Some of the social customs are somewhat matriarchal. There is no poverty in New Crete (money has been abolished) and little dissatisfaction. War is only known in the form of controlled local one-day conflicts between neighbouring villages, similar to the old game of village football or Shrovetide football. The poets or magicians of New Crete are an integral part of a religion centred on a sometimes capricious Goddess worshipped in three aspects: the maiden archer Nimuë, the goddess of motherhood and sexuality Mari, and the hag-goddess of wisdom Ana. (The names of the last two are similar to those of the Virgin Mary and her mother Saint Anne in Christianity.)
The only masculine elements of New Cretan religion are the rival twin demi-gods (the star-god of the first half of the year and the serpent-god of the second half of the year) who compete for the Goddess's favour, and the local village godlings, who are all far below the Goddess as Queen of Heaven. However, the failings of past fallen civilisations are remembered and personified as an anti-trinity of evil gods (the "three Rogues"): Dobeis, god of money and greed; Pill, god of theft and violence; and Machna, god of science and soulless machinery.

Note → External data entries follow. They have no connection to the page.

         else { src = Whh0 + r * H + j; stride = H; }
-      } else if (chain == 1 && row >= tg.P6) {
-        const int rr = row - tg.P6, gq = rr / 16, lr = rr % 16;
-        if (lr < U) { src = Mfold + ((size_t)(1 + gq) * H + k0) * H + c * U + lr; stride = H; }
-        else if (lr >= 8 && lr < 11) { src = Wih0 + (size_t)(gq * H + k0) * (A + H) + H + P_OUT + (lr - 8); stride = A + H; }
+      } else if (chain == 1) {
+        const int f = (row - N2) / FG, lr = (row - N2) % FG, gq = rk + f;
+        if (lr < 2 * U) { src = Mfold + ((size_t)(1 + gq) * H + k0) * H + p * 2 * U + lr; stride = H; }
+        else if (lr < 2 * U + 3) { src = Wih0 + (size_t)(gq * H + k0) * (A + H) + H + P_OUT + (lr - 2 * U); stride = A + H; }
       } else if (chain == 2) {
         if (row < U) { src = Mfold + (size_t)k0 * H + c * U + row; stride = H; }
         else if (row >= 8 && row < 11) { src = W0 + (size_t)k0 * A + P_OUT + (row - 8); stride = A; }
@@ -81,8 +82,7 @@
   w.bytes = off; return w;
 }
 
-#define BTDBG1(ev) do { if (iw.dbg && c == 1 && lane == 0 && (T - 1 - t) < 64) iw.dbg[(T - 1 - t) * 32 + (ev)] = clock64(); } while (0)
-#define BTDBG(ev) do { if (iw.dbg && c == 0 && lane == 0 && (T - 1 - t) < 64) iw.dbg[(T - 1 - t) * 32 + (ev)] = clock64(); } while (0)
+#define BTDBG(ev) do { if (iw.dbg && c < 2 && lane == 0 && (T - 1 - t) < 64) iw.dbg[c * 2048 + (T - 1 - t) * 32 + (ev)] = clock64(); } while (0)
 
 template <int U>
 __device__ __forceinline__ void store_img_row(uint8_t* img, int rows, int row, int j0, const float (&h)[U]) {
@@ -98,7 +98,7 @@
 __global__ void __launch_bounds__(224, 1)
 decoder_bwd_tc_kernel(zeggs_decoder_fwd_args a, DecGeom g, BwdGeom bg, BtGeom tg, DecWs w, BwdWs bw, BtWs iw, BwdArgsDev d,
                       const uint8_t* __restrict__ packed) {
-  constexpr int P6 = (6 * U + 15) / 16 * 16, N2 = P6, N3 = P6 + 48, N4 = 16;
+  constexpr int N2 = 6 * U, FG = (2 * U + 3 + 7) / 8 * 8, N3A = N2 + FG, N3B = N2 + 2 * FG, N4 = 16;
   constexpr int LD = BT_ACC_LD;
   extern __shared__ __align__(1024) uint8_t smem_raw[];
   uint8_t* smem = reinterpret_cast<uint8_t*>((reinterpret_cast<uintptr_t>(smem_raw) + 1023) & ~uintptr_t(1023));
@@ -107,19 +107,22 @@
   uint64_t* full = reinterpret_cast<uint64_t*>(tail);
   uint64_t* empty = full + BT_RING;
   uint64_t* d_full = empty + BT_RING;
-  float* accs = reinterpret_cast<float*>(tail + 512);
-  float* c_w2r = accs + N3 * LD;
+  float* acc2 = reinterpret_cast<float*>(tail + 512);
+  float* acc3 = acc2 + N2 * LD;
+  float* acc4 = acc3 + N3B * LD;
+  float* c_w2r = acc4 + N4 * LD;
   float* c_gis = c_w2r + 6 * U;
 
   const int warp = __shfl_sync(0xffffffffu, (int)(threadIdx.x >> 5), 0), lane = threadIdx.x & 31;
   const int c = blockIdx.x, H = a.H, T = a.T;
+  const int rk = c & 1, peer = rk ^ 1;
   const int kbH = tg.kbH;
   const uint8_t* pk = packed + (size_t)c * tg.cta_bytes;
   constexpr int W_EPI = 4, W_PROD = 5, W_LOAD = 6;
 
   if (threadIdx.x == 0) {
     for (int i = 0; i < BT_RING; ++i) { mbar_init(&full[i], 2); mbar_init(&empty[i], 4); }
-    for (int i = 0; i < 3; ++i) mbar_init(&d_full[i], 1);
+    mbar_init(&d_full[0], 2); mbar_init(&d_full[1], 2); mbar_init(&d_full[2], 1);
     fence_mbar_init();
   }
   if (threadIdx.x < 6 * U) {
@@ -127,7 +130,7 @@
     c_w2r[threadIdx.x] = a.W2[(size_t)n * H + c * U + u] * a.out_std[n];
   }
   if (threadIdx.x < 3) c_gis[threadIdx.x] = 1.0f / a.in_std[P_OUT + threadIdx.x];
-  __syncthreads();
+  cluster_sync_all();
   const size_t actH = (size_t)g.nbt * H * 32, act3 = (size_t)g.nbt * 3 * H * 32, act4 = (size_t)g.nbt * 4 * H * 32;
 
   if (warp == W_PROD) {
@@ -145,43 +148,44 @@
         }
       };
       for (int t = T - 1; t >= 1; --t) {
-        stream(0, kbH, tg.N2, 2); stream(1, kbH, tg.N3, 2);
-        if (t > 1) stream(2, kbH, tg.N4, 8);
+        stream(0, kbH, tg.N2, 2); stream(1, kbH, tg.N3[rk], 2);
+        if (t > 1) stream(2, kbH, tg.N4, 4);
       }
     }
   } else if (warp == W_LOAD) {
     if (lane == 0) {
       uint32_t it = 0; unsigned epoch = 0;
       int t = T - 1; int sidx = 0;
-      auto stream = [&](const uint8_t* img, int nkb, uint32_t tile_bytes) {
+      auto stream = [&](const uint8_t* img, int nkb, uint32_t tile_bytes, uint32_t part_bytes, uint32_t part_off) {
         grid_wait(bw.bar, (++epoch) * gridDim.x);
-        if (iw.dbg && c == 0 && (T - 1 - t) < 64) iw.dbg[(T - 1 - t) * 32 + 2 * (sidx & 3)] = clock64();
+        if (iw.dbg && c < 2 && (T - 1 - t) < 64) iw.dbg[c * 2048 + (T - 1 - t) * 32 + 2 * (sidx & 3)] = clock64();
         ++sidx;
         fence_proxy_async();
-        const int kps = BT_XPART / (int)tile_bytes;
+        const int kps = BT_XPART / (int)part_bytes;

The New Cretan language is derived from Catalan, modified by heavy English-language influence and apparent minor Slavic and Celtic influences. The writing down of words is considered to be too sacred an act to be profaned by ordinary every-day uses, and paper is banned in New Cretan society,[3] and only members of the scribal estate and the poet-magician estate are commonly literate. However, numerical tally-marks are allowed to be used for everyday purposes, and many people of other estates learn to read in later life, after they retire into elder status, and some of the ordinary taboos of New Cretan life are relaxed when in the presence of other elders.
Though Venn-Thomas has been moved in time, he is still in the same area of southern France where he lived before and after World War II, and he compares the conditions in his own time to those under the New Cretan civilisation (mostly to the disfavor of the 20th century, though some things seem "too good to be true").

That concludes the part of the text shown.